Mademoiselle Dumesnil[2] est sans contredit plus actrice-née que mademoiselle Clairon ; son jeu est plus naturel, plus décidé, plus franc ; mais son amour-propre lui aurait dû conseiller de se retirer, il y si quelques années. Elle n’a pas senti qu’elle ne pouvait que perdre à mesure que sa rivale gagnerait : ce n’est pas qu’elle ne lui fasse encore éprouver quelquefois son ancienne supériorité, qu’elle ne l’écrase des élans de son génie. Malheureusement, ce ne sont que les derniers éclats d’une lumière qui s’éteint ! D’ailleurs le vice crapuleux[3] par lequel elle se laisse dominer, la met trop souvent dans le cas de substituer sur la scène les écarts de sa raison aux désordres des grandes passions qu’elle doit peindre.
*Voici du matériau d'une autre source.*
WM_HD float frcp(float x) {
#if defined(__HIP_DEVICE_COMPILE__)
  return __builtin_amdgcn_rcpf(x);
#else
  return 1.0f / x;
#endif
}
WM_HD float frsq(float x) {
#if defined(__HIP_DEVICE_COMPILE__)
  return __builtin_amdgcn_rsqf(x);
#else
  return 1.0f / sqrtf(x);
#endif
}
WM_HD float fsqrt(float x) {
#if defined(__HIP_DEVICE_COMPILE__)
  return __builtin_amdgcn_sqrtf(x);
#else
  return sqrtf(x);
#endif
}
WM_HD float ffma(float a, float b, float c) {
#if defined(__HIP_DEVICE_COMPILE__)
  return __builtin_fmaf(a, b, c);
#else
  return fmaf(a, b, c);
#endif
}
WM_HD bool wave_any(bool p) {
#if defined(__HIP_DEVICE_COMPILE__)
  return __builtin_amdgcn_ballot_w64(p) != 0ull;
#else
  return p;
#endif
}

constexpr float C1 = 0.49039264020161522f;
constexpr float C2 = 0.46193976625564337f;
constexpr float C3 = 0.41573480615127262f;
constexpr float C4 = 0.35355339059327379f;
constexpr float C5 = 0.27778511650980114f;
constexpr float C6 = 0.19134171618254492f;
constexpr float C7 = 0.09754516100806417f;

WM_HD void dct8(float& x0, float& x1, float& x2, float& x3,
                float& x4, float& x5, float& x6, float& x7) {
  const float s0 = x0 + x7, s1 = x1 + x6, s2 = x2 + x5, s3 = x3 + x4;
  const float d0 = x0 - x7, d1 = x1 - x6, d2 = x2 - x5, d3 = x3 - x4;
  const float e0 = s0 + s3, e1 = s1 + s2, e2 = s0 - s3, e3 = s1 - s2;
  x0 = C4 * (e0 + e1);
  x4 = C4 * (e0 - e1);
  x2 = ffma(C2, e2, C6 * e3);
  x6 = ffma(C6, e2, -C2 * e3);
  x1 = ffma(C1, d0, ffma(C3, d1, ffma(C5, d2, C7 * d3)));
  x3 = ffma(C3, d0, ffma(-C7, d1, ffma(-C1, d2, -C5 * d3)));
  x5 = ffma(C5, d0, ffma(-C1, d1, ffma(C7, d2, C3 * d3)));
  x7 = ffma(C7, d0, ffma(-C5, d1, ffma(C3, d2, -C1 * d3)));
}

WM_HD void idct8(float& x0, float& x1, float& x2, float& x3,
                 float& x4, float& x5, float& x6, float& x7) {
  const float p = C4 * (x0 + x4), q = C4 * (x0 - x4);
  const float r = ffma(C2, x2, C6 * x6), t = ffma(C6, x2, -C2 * x6);
  const float e0 = p + r, e3 = p - r, e1 = q + t, e2 = q - t;
  const float o0 = ffma(C1, x1, ffma(C3, x3, ffma(C5, x5, C7 * x7)));
  const float o1 = ffma(C3, x1, ffma(-C7, x3, ffma(-C1, x5, -C5 * x7)));
  const float o2 = ffma(C5, x1, ffma(-C1, x3, ffma(C7, x5, C3 * x7)));
  const float o3 = ffma(C7, x1, ffma(-C5, x3, ffma(C3, x5, -C1 * x7)));
  x0 = e0 + o0; x7 = e0 - o0;
  x1 = e1 + o1; x6 = e1 - o1;
  x2 = e2 + o2; x5 = e2 - o2;
  x3 = e3 + o3; x4 = e3 - o3;
}

WM_HD void dct8x8(float (&a)[8][8]) {
#pragma unroll
  for (int c = 0; c < 8; ++c)
    dct8(a[0][c], a[1][c], a[2][c], a[3][c], a[4][c], a[5][c], a[6][c], a[7][c]);
#pragma unroll
  for (int r = 0; r < 8; ++r)
    dct8(a[r][0], a[r][1], a[r][2], a[r][3], a[r][4], a[r][5], a[r][6], a[r][7]);
}
WM_HD void idct8x8(float (&a)[8][8]) {
#pragma unroll
  for (int r = 0; r < 8; ++r)
    idct8(a[r][0], a[r][1], a[r][2], a[r][3], a[r][4], a[r][5], a[r][6], a[r][7]);
#pragma unroll
  for (int c = 0; c < 8; ++c)
    idct8(a[0][c], a[1][c], a[2][c], a[3][c], a[4][c], a[5][c], a[6][c], a[7][c]);
}

constexpr float JAC_TOL2 = 1e-15f;
constexpr float JAC_CONV2 = 1e-7f;
constexpr int JAC_MAX_SWEEPS = 12;
constexpr int JAC_DEFI_FROM = 6;
constexpr float JAC_CONV2_SIGMA = 1e-2f;
constexpr float JAC_MOVE2 = 1e-6f;
constexpr float JAC_SKIP2 = 1e-12f;

template <bool WITH_V>
WM_HD void jacobi_rot(float (&a)[8][8], float (&v)[8][8], float (&n2)[8],
                      const int p, const int q, bool& notconv) {
  float g = a[0][p] * a[0][q];
#pragma unroll
  for (int r = 1; r < 8; ++r) g = ffma(a[r][p], a[r][q], g);
  const float al = n2[p], be = n2[q];
  const float ab = al * be, gg = g * g;
  const bool big = gg > JAC_TOL2 * ab;
  notconv = notconv || (gg > JAC_CONV2 * ab);
  const float tau = be - al, g2 = g + g;
  const float h = fsqrt(ffma(tau, tau, g2 * g2));
  float t = g2 * frcp(fabsf(tau) + h);
  t = (tau < 0.0f) ? -t : t;
  t = big ? t : 0.0f;
  const float c = frsq(ffma(t, t, 1.0f)), s = c * t;
  const float tg = t * g;
  const float aln = al - tg, ben = be + tg;
  const bool sw = tau > 0.0f;
  const float C = sw ? s : c, S = sw ? -c : s;
  n2[p] = sw ? ben : aln;
  n2[q] = sw ? aln : ben;
#pragma unroll
  for (int r = 0; r < 8; ++r) {
    const float x = a[r][p], y = a[r][q];
    a[r][p] = ffma(C, x, -S * y);
    a[r][q] = ffma(S, x, C * y);
  }
  if (WITH_V) {
#pragma unroll
    for (int r = 0; r < 8; ++r) {
      const float x = v[r][p], y = v[r][q];
      v[r][p] = ffma(C, x, -S * y);
      v[r][q] = ffma(S, x, C * y);
    }
  }
}

WM_HD void col_norms2(const float (&a)[8][8], float (&n2)[8]) {
#pragma unroll
  for (int c = 0; c < 8; ++c) {
    float s = a[0][c] * a[0][c];
#pragma unroll
    for (int r = 1; r < 8; ++r) s = ffma(a[r][c], a[r][c], s);
    n2[c] = s;
  }
}

template <bool WITH_V>
WM_HD int jacobi_svd8(float (&a)[8][8], float (&v)[8][8], float (&n2)[8], float (&vn2)[8]) {
  if (WITH_V) {
#pragma unroll
    for (int r = 0; r < 8; ++r)
#pragma unroll
      for (int c = 0; c < 8; ++c) v[r][c] = (r == c) ? 1.0f : 0.0f;
  }
  int sweep = 0;
  bool more = true;
  while (more && sweep < JAC_MAX_SWEEPS) {
    col_norms2(a, n2);
    bool notconv = false;
#pragma unroll
    for (int p = 0; p < 7; ++p)
#pragma unroll
      for (int q = p + 1; q < 8; ++q) jacobi_rot<WITH_V>(a, v, n2, p, q, notconv);
    ++sweep;
    more = wave_any(notconv);
  }
  col_norms2(a, n2);
  if (WITH_V) col_norms2(v, vn2);
  else {
#pragma unroll
    for (int c = 0; c < 8; ++c) vn2[c] = 1.0f;
  }
  return more ? -sweep : sweep;
}

typedef float v2f __attribute__((vector_size(8)));

// ... 34 lines not shown
  x3 = e3 + o3; x4 = e3 - o3;
}
WM_HD void dct8x8_to_pk(const float (&a)[8][8], v2f (&b)[4][8]) {
#pragma unroll
  for (int c = 0; c < 8; ++c) {
    float x0 = a[0][c], x1 = a[1][c], x2 = a[2][c], x3 = a[3][c], x4 = a[4][c], x5 = a[5][c], x6 = a[6][c], x7 = a[7][c];
    dct8(x0, x1, x2, x3, x4, x5, x6, x7);
    const v2f p0 = {x0, x1}, p1 = {x2, x3}, p2 = {x4, x5}, p3 = {x6, x7};
    b[0][c] = p0; b[1][c] = p1; b[2][c] = p2; b[3][c] = p3;
  }
#pragma unroll
  for (int rp = 0; rp < 4; ++rp)
    dct8_pk(b[rp][0], b[rp][1], b[rp][2], b[rp][3], b[rp][4], b[rp][5], b[rp][6], b[rp][7]);
}
WM_HD void idct8x8_from_pk(v2f (&b)[4][8], float (&a)[8][8]) {
#pragma unroll
  for (int rp = 0; rp < 4; ++rp)
    idct8_pk(b[rp][0], b[rp][1], b[rp][2], b[rp][3], b[rp][4], b[rp][5], b[rp][6], b[rp][7]);
#pragma unroll
  for (int c = 0; c < 8; ++c) {
    float x0 = b[0][c][0], x1 = b[0][c][1], x2 = b[1][c][0], x3 = b[1][c][1];
    float x4 = b[2][c][0], x5 = b[2][c][1], x6 = b[3][c][0], x7 = b[3][c][1];
    idct8(x0, x1, x2, x3, x4, x5, x6, x7);
    a[0][c] = x0; a[1][c] = x1; a[2][c] = x2; a[3][c] = x3; a[4][c] = x4; a[5][c] = x5; a[6][c] = x6; a[7][c] = x7;
  }
}

template <int HALF>
WM_HD v2f fma2_bcast(const v2f ab, const v2f x, v2f acc) {
#if defined(__HIP_DEVICE_COMPILE__)
  if (HALF == 0) asm("v_pk_fma_f32 %0, %1, %2, %0 op_sel_hi:[0,1,1]" : "+v"(acc) : "v"(ab), "v"(x));
  else asm("v_pk_fma_f32 %0, %1, %2, %0 op_sel:[1,0,0]" : "+v"(acc) : "v"(ab), "v"(x));
  return acc;
#else
  return fma2(splat2(ab[HALF]), x, acc);
#endif
}
template <int HALF>
WM_HD v2f mul2_bcast(const v2f ab, const v2f x) {
#if defined(__HIP_DEVICE_COMPILE__)
  v2f r;
  if (HALF == 0) asm("v_pk_mul_f32 %0, %1, %2 op_sel_hi:[0,1]" : "=v"(r) : "v"(ab), "v"(x));
  else asm("v_pk_mul_f32 %0, %1, %2 op_sel:[1,0]" : "=v"(r) : "v"(ab), "v"(x));
  return r;
#else
  return splat2(ab[HALF]) * x;
#endif
}

constexpr float SIGMA_RATIO_MIN2 = 1e-10f;

template <int CHECK, bool SKIP = false>
WM_HD void jacobi_rot_pk(v2f (&a)[4][8], float (&n2)[8], const int p, const int q, bool& notconv) {
  v2f gv = a[0][p] * a[0][q];
#pragma unroll
  for (int rp = 1; rp < 4; ++rp) gv = fma2(a[rp][p], a[rp][q], gv);
  const float g = gv[0] + gv[1];
  const float al = n2[p], be = n2[q];
  if (CHECK) notconv = notconv || (g * g > (CHECK == 2 ? JAC_CONV2_SIGMA : JAC_CONV2) * (al * be));
  if (SKIP && !wave_any(g * g > JAC_SKIP2 * (al * be))) return;
  const float tau = be - al;
  const float ta = fabsf(tau) + 1e-18f;
  const float g2 = g + g;
  const float ih = frsq(ffma(g2, g2, ta * ta));
  const float x = ffma(0.5f * ta, ih, 0.5f);
  const float rx = frsq(x);
  const float c0 = x * rx;
  const float s0 = (g * ih) * rx;
  const bool sw = tau > 0.0f;
  const float C = sw ? s0 : c0, Sn = sw ? c0 : s0;
  const float w = fabsf((s0 * rx) * g);
  if (CHECK) notconv = notconv || (w * w > (JAC_MOVE2 * fmaxf(al, be)) * n2[0]);
  n2[p] = fmaxf(al, be) + w;
  n2[q] = fminf(al, be) - w;
  const v2f Cv = splat2(C), Sv = splat2(Sn);
#pragma unroll
  for (int rp = 0; rp < 4; ++rp) {
    const v2f X = a[rp][p], Y = a[rp][q];
    a[rp][p] = fma2(Cv, X, Sv * Y);
    a[rp][q] = fma2(Cv, Y, -(Sv * X));
  }
}

WM_HD void jacobi_rot_scaled_pk(v2f (&a)[4][8], float (&n2)[8], float (&w2)[8], const int p, const int q, const bool wave_swaps) {
  v2f gv = a[0][p] * a[0][q];
#pragma unroll
  for (int rp = 1; rp < 4; ++rp) gv = fma2(a[rp][p], a[rp][q], gv);
  const float gt = gv[0] + gv[1];
  const float al = n2[p], be = n2[q];
  const float gg = (gt * (w2[p] * w2[q])) * gt;
  const float tau = be - al;
  const float ta = fabsf(tau) + 1e-18f;
  const float ih = frsq(ffma(gg, 4.0f, ta * ta));
  const float x = ffma(0.5f * ta, ih, 0.5f);
  const float rx = frsq(x);
  const float u = gt * ih;
  const float gh = gg * ih;
  if (!wave_swaps) {
    const float rx2 = rx * rx;
    const float tq = u * w2[p];
    const float v = u * rx2;
    const float w = gh * rx2;
    w2[p] *= x;
    const float tp = v * w2[q];
    w2[q] *= rx2;
    const v2f Tp = splat2(tp), Tq = splat2(-tq);
#pragma unroll
    for (int rp = 0; rp < 4; ++rp) {
      a[rp][p] = fma2(Tp, a[rp][q], a[rp][p]);
      a[rp][q] = fma2(Tq, a[rp][p], a[rp][q]);
    }
    n2[p] = al + w;
    n2[q] = be - w;
  } else {
    const float pq = w2[p] * w2[q];
    const float c0 = x * rx;
    const float r = frsq(pq);
    const float w = (gh * rx) * rx;
    const float s0 = (u * rx) * (pq * r);
    const float rq = w2[q] * r, rp_ = w2[p] * r;
    const bool sw = tau > 0.0f;
    const float Sn = sw ? c0 : s0, C = sw ? s0 : c0;
    const v2f Cv = splat2(C), Sp = splat2(Sn * rq), Sq = splat2(Sn * rp_);
#pragma unroll
    for (int rp = 0; rp < 4; ++rp) {
      const v2f X = a[rp][p], Y = a[rp][q];
      a[rp][p] = fma2(Cv, X, Sp * Y);
      a[rp][q] = fma2(Cv, Y, -(Sq * X));
    }
    n2[p] = fmaxf(al, be) + w;
    n2[q] = fminf(al, be) - w;
  }
}

WM_HD void col_norms2_pk(const v2f (&a)[4][8], float (&n2)[8]) {
#pragma unroll
  for (int c = 0; c < 8; ++c) {
    v2f s = a[0][c] * a[0][c];
#pragma unroll
    for (int rp = 1; rp < 4; ++rp) s = fma2(a[rp][c], a[rp][c], s);
    n2[c] = s[0] + s[1];
  }
}

template <int CHECK, bool SKIP = false>
WM_HD void jacobi_sweep_pk(v2f (&a)[4][8], float (&n2)[8], bool& notconv) {
#pragma unroll
  for (int p = 0; p < 7; ++p)
#pragma unroll
    for (int q = p + 1; q < 8; ++q) jacobi_rot_pk<CHECK, SKIP>(a, n2, p, q, notconv);
}
WM_HD void jacobi_sweep_scaled_pk(v2f (&a)[4][8], float (&n2)[8], float (&w2)[8]) {
#pragma unroll
  for (int p = 0; p < 7; ++p)
#pragma unroll
    for (int q = p + 1; q < 8; ++q) jacobi_rot_scaled_pk(a, n2, w2, p, q, wave_any(n2[q] - n2[p] > 0.0f));
}
WM_HD void col_norms2_scaled_pk(const v2f (&a)[4][8], const float (&w2)[8], float (&n2)[8]) {
  col_norms2_pk(a, n2);
#pragma unroll
  for (int c = 0; c < 8; ++c) n2[c] *= w2[c];
}
WM_HD void fold_scales_pk(v2f (&a)[4][8], const float (&w2)[8]) {
#pragma unroll
  for (int c = 0; c < 8; ++c) {
    const v2f d = splat2(w2[c] * frsq(w2[c]));
#pragma unroll
    for (int rp = 0; rp < 4; ++rp) a[rp][c] = d * a[rp][c];
  }
}

WM_HD float fmax3(const float a, const float b, const float c) { return fmaxf(fmaxf(a, b), c); }
WM_HD void lq_prelude_pk(v2f (&a)[4][8]) {
  v2f rn[4];
#pragma unroll
  for (int c = 0; c < 8; ++c)
#pragma unroll
    for (int rp = 0; rp < 4; ++rp) rn[rp] = (c == 0) ? a[rp][c] * a[rp][c] : fma2(a[rp][c], a[rp][c], rn[rp]);
#pragma unroll
  for (int k = 0; k < 7; ++k) {
    float m = fmax3(rn[0][0], rn[0][1], rn[1][0]);
    const float m2 = fmax3(rn[1][1], rn[2][0], rn[2][1]);
    m = fmaxf(fmax3(rn[3][0], rn[3][1], m), m2);
    float x[8];
    bool found = false;
#pragma unroll
    for (int r = 0; r < 8; ++r) {
      const bool hit = rn[r >> 1][r & 1] == m;
      const bool mine = hit && !found;
      found = found || hit;
      rn[r >> 1][r & 1] = mine ? -1e30f : rn[r >> 1][r & 1];
      if (r) {
#pragma unroll
        for (int c = k; c < 8; ++c) x[c] = mine ? a[r >> 1][c][r & 1] : (r == 1 ? a[0][c][0] : x[c]);
      }
    }
    float t2 = x[7] * x[7];
#pragma unroll
    for (int c = 6; c > k; --c) t2 = ffma(x[c], x[c], t2);
    const float nx2 = ffma(x[k], x[k], t2);
    const float nrm = copysignf(nx2 * frsq(fmaxf(1e-36f, nx2)), x[k]);
    const float vk = x[k] + nrm;
    const float sb = frsq(fmaxf(1e-36f, 0.5f * ffma(vk, vk, t2)));
    x[k] = vk;
#pragma unroll
    for (int c = k; c < 8; ++c) x[c] *= sb;
    v2f w[4];
#pragma unroll
    for (int c = k; c < 8; ++c)
#pragma unroll
      for (int rp = 0; rp < 4; ++rp) w[rp] = (c == k) ? splat2(x[c]) * a[rp][c] : fma2(splat2(x[c]), a[rp][c], w[rp]);
#pragma unroll
    for (int c = k; c < 8; ++c)
#pragma unroll
      for (int rp = 0; rp < 4; ++rp) a[rp][c] = fma2(splat2(x[c]), -w[rp], a[rp][c]);
    if (k < 6) {
#pragma unroll
      for (int rp = 0; rp < 4; ++rp) rn[rp] = fma2(-a[rp][k], a[rp][k], rn[rp]);
    }
  }
}

template <bool SIGMA_ONLY = false>
WM_HD int jacobi_cols_pk(v2f (&a)[4][8], float (&n2)[8]) {
  lq_prelude_pk(a);
  bool notconv = false;
  float w2[8] = {1.0f, 1.0f, 1.0f, 1.0f, 1.0f, 1.0f, 1.0f, 1.0f};
  col_norms2_pk(a, n2);
  jacobi_sweep_scaled_pk(a, n2, w2);
  jacobi_sweep_scaled_pk(a, n2, w2);
  int sweep = 2;
  if (!SIGMA_ONLY) {
    col_norms2_scaled_pk(a, w2, n2);
    jacobi_sweep_scaled_pk(a, n2, w2);
    sweep = 3;
  }
  fold_scales_pk(a, w2);
  bool more = true;
  while (more && sweep < JAC_MAX_SWEEPS) {
    if ((sweep & 1) == 0) col_norms2_pk(a, n2);
    notconv = false;
    if (!SIGMA_ONLY) jacobi_sweep_pk<1, true>(a, n2, notconv);
    else jacobi_sweep_pk<2>(a, n2, notconv);
    ++sweep;
    if (sweep >= JAC_DEFI_FROM && !(n2[7] > SIGMA_RATIO_MIN2 * n2[0])) notconv = false;
    more = wave_any(notconv);
  }
  col_norms2_pk(a, n2);
  return more ? -sweep : sweep;
}

struct RawTile { uint32_t lo[8], hi[8]; };

WM_HD float raw_px(const RawTile& t, const int r, const int c) {
  const uint32_t w = (c < 4) ? t.lo[r] : t.hi[r];
  return (float)((w >> (8 * (c & 3))) & 0xffu);
}
WM_HD void raw_to_pk(const RawTile& t, v2f (&a)[4][8]) {
#pragma unroll
  for (int rp = 0; rp < 4; ++rp)
#pragma unroll
    for (int c = 0; c < 8; ++c) {
      v2f v = {raw_px(t, 2 * rp, c), raw_px(t, 2 * rp + 1, c)};
      a[rp][c] = v;
    }
}
WM_HD void raw_to_f32(const RawTile& t, float (&a)[8][8]) {
#pragma unroll
  for (int r = 0; r < 8; ++r)
#pragma unroll
    for (int c = 0; c < 8; ++c) a[r][c] = raw_px(t, r, c);
}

  1. Mademoiselle Clairon est attaquée de la maladie des femmes : elle joue peu souvent, en conséquence de ses infirmités. Ses camarades lui faisaient reproche un jour de sa rareté : « Il est vrai que je ne joue pas fréquemment, répondit-elle ; mais une de mes représentations vous fait vivre pendant un mois. »
  2. Marie-Françoise Dumesnil, née à Paris en 1713 ; morte à Boulogue-sur-Mer le 20 février 1803. — R.
  3. Mademoiselle Dumesnil boit comme un cocher : son laquais, lorsqu’elle joue, est toujours dans la coulisse, la bouteille à la main, pour l’abreuver.